1 Intente aumentar la cantidad de ADN que se agrega a los pozos si las bandas de ADN son débiles o ausentes. La concentración puede ser insuficiente, o la cantidad podría ser demasiado poco. Asegúrese de que, sin embargo, que la cantidad de ADN por pocillo no debe exceder del 50 nanogramos. También es posible que el ADN fue degradado; comprobar el procedimiento que está utilizando para purificar o amplificar el ADN para asegurarse de que no está contaminando la solución con nucleasas (enzimas que degradan el ADN). Si está tinción con bromuro de etidio para visualizar el ADN, utilizando la fuente de luz equivocada también podría causar este problema. Trate de usar una longitud de onda corta como 254 nanómetros para una mejor lectura.

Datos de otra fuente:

# EnricoMiccoli/nodal

Measured on AMD Instinct MI355X. Metric: circuits_per_sec, higher is better.
Workload: dtype f64; 1 GPU; cfg3: grid(1000) 1e6 nodes, sparse CSR path; n=999999, nnz=4995995, parallelism=one GPU

## Files before the change

nodal_amd/_ffi.py:

```python

import atexit
import ctypes as C
import os
import weakref

import numpy as np

_HERE = os.path.dirname(os.path.abspath(__file__))
LIB_PATH = os.path.join(_HERE, "libnodal_hip.so")

OK, E_INVALID, E_HIP, E_ZERO_RESISTANCE, E_STAMP_COLLISION, E_SINGULAR, E_NOMEM, \
    E_UNSUPPORTED = range(8)
SPARSE_AUTO, SPARSE_PCG, SPARSE_DENSIFY, SPARSE_LU, SPARSE_DIRECT = range(5)
OPT_FORCE_PIVOTING = 1
OPT_GEPP_PANEL = 2
OPT_EXTRA_STREAMS = 3
OPT_BORROW_TABLE = 4
OPT_TRANSIENT_TAPE = 5

_p = C.POINTER
_i32p, _i64p, _f64p, _u8p = _p(C.c_int32), _p(C.c_int64), _p(C.c_double), _p(C.c_uint8)

SIGNATURES = {
    "nodal_version": (C.c_char_p, []),
    "nodal_create": (C.c_int, [C.c_int, _p(C.c_void_p)]),
    "nodal_destroy": (C.c_int, [C.c_void_p]),
    "nodal_last_error": (C.c_char_p, [C.c_void_p]),
    "nodal_upload_components": (C.c_int, [C.c_void_p, C.c_int64, _u8p, _f64p, _i32p, _i32p,
                                          _i32p, _i32p, _i32p, _i32p, C.c_int32, C.c_int32]),
    "nodal_host_alloc": (C.c_int, [C.c_size_t, _p(C.c_void_p)]),
    "nodal_host_free": (C.c_int, [C.c_void_p]),
    "nodal_upload_values": (C.c_int, [C.c_void_p, C.c_int32, _f64p]),
    "nodal_assemble_symbolic": (C.c_int, [C.c_void_p]),
    "nodal_assemble_numeric": (C.c_int, [C.c_void_p, C.c_int32, _i64p]),
    "nodal_get_sizes": (C.c_int, [C.c_void_p, _i64p, _i64p, _i64p]),
    "nodal_export_csr": (C.c_int, [C.c_void_p, _i32p, _i32p, _f64p, _f64p]),
    "nodal_export_dense": (C.c_int, [C.c_void_p, _f64p, _f64p]),
    "nodal_solve_dense": (C.c_int, [C.c_void_p, _f64p, _i32p]),
    "nodal_solve_sparse": (C.c_int, [C.c_void_p, C.c_int32, _f64p, _i32p, _i32p, _f64p]),
    "nodal_download_x": (C.c_int, [C.c_void_p, _f64p]),
    "nodal_solve_pairs": (C.c_int, [C.c_void_p, C.c_int32, C.c_int32, _i32p, _i32p, _f64p, _i32p]),
    "nodal_solve_sources": (C.c_int, [C.c_void_p, C.c_int32, C.c_int32, C.c_int32, _i64p, _f64p, _f64p, _f64p,
                                      _i32p]),
    "nodal_branches": (C.c_int, [C.c_void_p, _f64p, _f64p, _f64p, _f64p]),
    "nodal_solve_sources_branches": (C.c_int, [C.c_void_p, C.c_int32, C.c_int32, C.c_int32, _i64p, _f64p, _f64p, _f64p,
                                               _i32p, _f64p, _i32p, _f64p, _i32p, _f64p, _i32p, _f64p]),
    "nodal_sensitivities": (C.c_int, [C.c_void_p, C.c_int32, C.c_int32, _i32p, _i32p, _i32p, _f64p, _f64p, _f64p, _f64p,
                                      _i32p]),
    "nodal_gradient": (C.c_int, [C.c_void_p, C.c_int32, C.c_int32, _f64p, _f64p, C.c_int32, _i64p, _f64p, _f64p, _f64p,
                                 _f64p, _i32p]),
    "nodal_transient": (C.c_int, [C.c_void_p, C.c_int32, C.c_int32, C.c_int32, C.c_int64, _i64p, C.c_int32, _i64p, _f64p,
                                  _f64p, C.c_int32, _i32p, _i32p, _f64p, C.c_int32, _f64p, _f64p, _i32p, _f64p, _i32p,
                                  _f64p, _i32p, _i32p]),
    "nodal_transient_rlc": (C.c_int, [C.c_void_p, C.c_int32, C.c_int32, C.c_int32, C.c_int64, _i64p, C.c_int32, _i64p, _f64p,
                                      _f64p, C.c_int32, _i32p, _i32p, _f64p, C.c_int32, _f64p, _f64p, _i32p, _f64p, _i32p,
                                      _f64p, _i32p, _i32p, C.c_int64, _i64p, _f64p, C.c_int32, _i32p, _f64p, _f64p]),
    "nodal_transient_gradient": (C.c_int, [C.c_void_p, C.c_int32, C.c_int32, _i32p, _i32p, _f64p, _f64p, _f64p, _f64p, _f64p,
                                           _f64p, _i32p]),
    "nodal_ac_sweep": (C.c_int, [C.c_void_p, C.c_int32, C.c_int32, _f64p, C.c_int64, _u8p, _f64p, _i32p, _i32p, C.c_int32,
                                 _i64p, _f64p, _f64p, C.c_int32, _i32p, _i32p, _f64p, C.c_int32, _i32p, _f64p, C.c_int32,
                                 _f64p, _f64p, _i32p, _f64p, _i32p]),
    "nodal_ac_noise": (C.c_int, [C.c_void_p, C.c_int32, C.c_int32, _f64p, C.c_int64, _u8p, _f64p, _i32p, _i32p, C.c_double,
                                 C.c_int32, _i32p, _i32p, C.c_int64, _f64p, _f64p, _f64p, _f64p, _f64p, _i32p]),
    "nodal_ac_ports": (C.c_int, [C.c_void_p, C.c_int32, C.c_int32, _f64p, C.c_int64, _u8p, _f64p, _i32p, _i32p, C.c_int32,
                                 _i32p, _i32p, _f64p, _f64p, _i32p, _i32p, _f64p, _i32p, _i64p]),
    "nodal_ac_gradient": (C.c_int, [C.c_void_p, C.c_int32, C.c_int32, _f64p, C.c_int64, _u8p, _f64p, _i32p, _i32p, C.c_int32,
                                    _i64p, _f64p, _f64p, C.c_int32, _i32p, _i32p, _f64p, _f64p, _f64p, _f64p, _f64p,
                                    C.c_int32, _f64p, _f64p, _i32p, _i64p]),
    "nodal_port_matrix": (C.c_int, [C.c_void_p, C.c_int32, C.c_int32, _i32p, _i32p, _f64p, _f64p, _f64p, _i32p]),
    "nodal_residual": (C.c_int, [C.c_void_p, _f64p]),
    "nodal_run": (C.c_int, [C.c_void_p, C.c_int32, C.c_int32, C.c_int32, _i32p]),
    "nodal_run_batch": (C.c_int, [C.c_void_p, C.c_int32, C.c_int32, C.c_int32, _f64p, _i32p]),
    "nodal_batch_x_device": (C.c_int, [C.c_void_p, C.c_void_p, C.c_int64]),
    "nodal_x_device": (C.c_int, [C.c_void_p, C.c_void_p, C.c_int64]),
    "nodal_last_timings": (C.c_int, [C.c_void_p, _f64p]),
    "nodal_last_kernel_stats": (C.c_int, [C.c_void_p, _f64p, _i64p, _f64p]),
    "nodal_last_solve_info": (C.c_int, [C.c_void_p, _i32p, _i32p, _f64p]),
    "nodal_synchronize": (C.c_int, [C.c_void_p]),
    "nodal_set_option": (C.c_int, [C.c_void_p, C.c_int32, C.c_int32]),
    "nodal_debug_gemm": (C.c_int, [C.c_void_p, C.c_int32, C.c_int32, C.c_int32, _f64p, _f64p, _f64p]),
    "nodal_debug_sources_rhs": (C.c_int, [C.c_void_p, C.c_int32, C.c_int32, _i64p, _f64p, _f64p]),
    "nodal_debug_residual": (C.c_int, [C.c_void_p, C.c_int32, C.c_int32, C.c_int32, _f64p, _f64p, _f64p, _f64p]),
    "nodal_debug_direct_apply": (C.c_int, [C.c_void_p, C.c_int32, C.c_int32, _f64p, _f64p, _i64p, _i32p]),
    "nodal_debug_hierarchy_info": (C.c_int, [C.c_void_p, _i32p, _i64p, _f64p]),
    "nodal_debug_hierarchy_array": (C.c_int, [C.c_void_p, C.c_int32, C.c_int32, C.c_void_p, C.c_int64, _i64p]),
}
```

2 Intente comprobar la tensión que está utilizando si se observa que las bandas de ADN que faltan. Si se utiliza demasiado voltaje o la electroforesis de la muestra durante demasiado tiempo, pequeños fragmentos de ADN pueden migrar todo el camino a través de la losa y la derecha del gel. Trate de repetir el procedimiento, pero con una tensión inferior o durante un período de tiempo más corto. Tensión no debe superar los 20 voltios por centímetro. También es posible que no haya suficiente tiempo para el procedimiento, en el que las moléculas de ADN caso de tamaño similar no pueden estar separados por una distancia suficiente que puede resolver con claridad. Trate de repetir el procedimiento durante un período de tiempo más largo. También es posible que necesite un mayor porcentaje de gel, es decir, un gel que tiene más de agarosa y es por lo tanto más gruesa y menos permeable. Asegúrese de que la memoria intermedia se utiliza cuando se mezcla el gel es el mismo que el tampón de electroforesis.

3 Trate de disminuir la cantidad de ADN se agrega si observa las bandas salen manchadas. También es posible que hay demasiada sal en el ADN o que la muestra está contaminada con proteínas; comprobar el procedimiento que se utiliza para extraer y purificar el ADN de electroforesis para asegurarse de que está siguiendo el protocolo de su laboratorio. También comprobar la capacidad de amortiguación; si el ADN en las cámaras de ánodo y cátodo ha cambiado durante el procedimiento, es posible que tenga la capacidad de amortiguación insuficiente en el tampón de electroforesis. temperaturas demasiado altas o demasiado voltaje también podrían causar este problema; la temperatura no debe exceder los 30 grados Celsius durante este procedimiento. Por último, pequeñas bandas de ADN puede haberse difundido en cierta medida, mientras estaba tinción para visualizar las bandas. Si este último es el problema, trate de añadir el bromuro de etidio durante la electroforesis.

4 electroforesis en gel de agarosa tiene un poder limitado para resolver los fragmentos muy pequeños - aquellos por debajo de 200 pares de bases. Si necesita separar fragmentos de ADN muy pequeñas, es posible que desee utilizar la electroforesis en gel de poliacrilamida en su lugar.

Estructura de la electroforesis en gel

November 24

La electroforesis en gel se utiliza para separar diferentes proteínas de tamaño y el ácido nucleico (ADN o ARN) fragmentos. Es una de las técnicas más comúnmente utilizadas en biología molecular y bioquímica. La electroforesis en gel utiliza una corriente eléctrica para separar mezclas de moléculas a través de un material de gel estacionaria.

Ingredientes gel

El gel está compuesto de cualquiera de agarosa o poliacrilamida, dependiendo de los compuestos a separar. La agarosa es un polisacárido de cadena larga que se aísla a partir de algas. Las concentraciones de agarosa van desde 0,5 por ciento al dos por ciento. Como aumenta la concentración de agarosa, la rigidez de los aumentos de gel. Los geles de agarosa se preparan mezclando el polvo de agarosa con una solución tampón, calentándolo hasta que se funda, y luego verter en la bandeja de fundición gel.

Los geles de poliacrilamida son mucho más difíciles de preparar. Se componen de acrilamida a concentraciones entre 3,5 por ciento y 20 por ciento que se polimeriza. Puesto que el oxígeno interfiere con el proceso de polimerización, los geles se vertieron en entre placas de vidrio.

Usos

Los geles de agarosa suelen trabajar para separar fragmentos de ADN entre 200 y 50.000 pares de bases de longitud.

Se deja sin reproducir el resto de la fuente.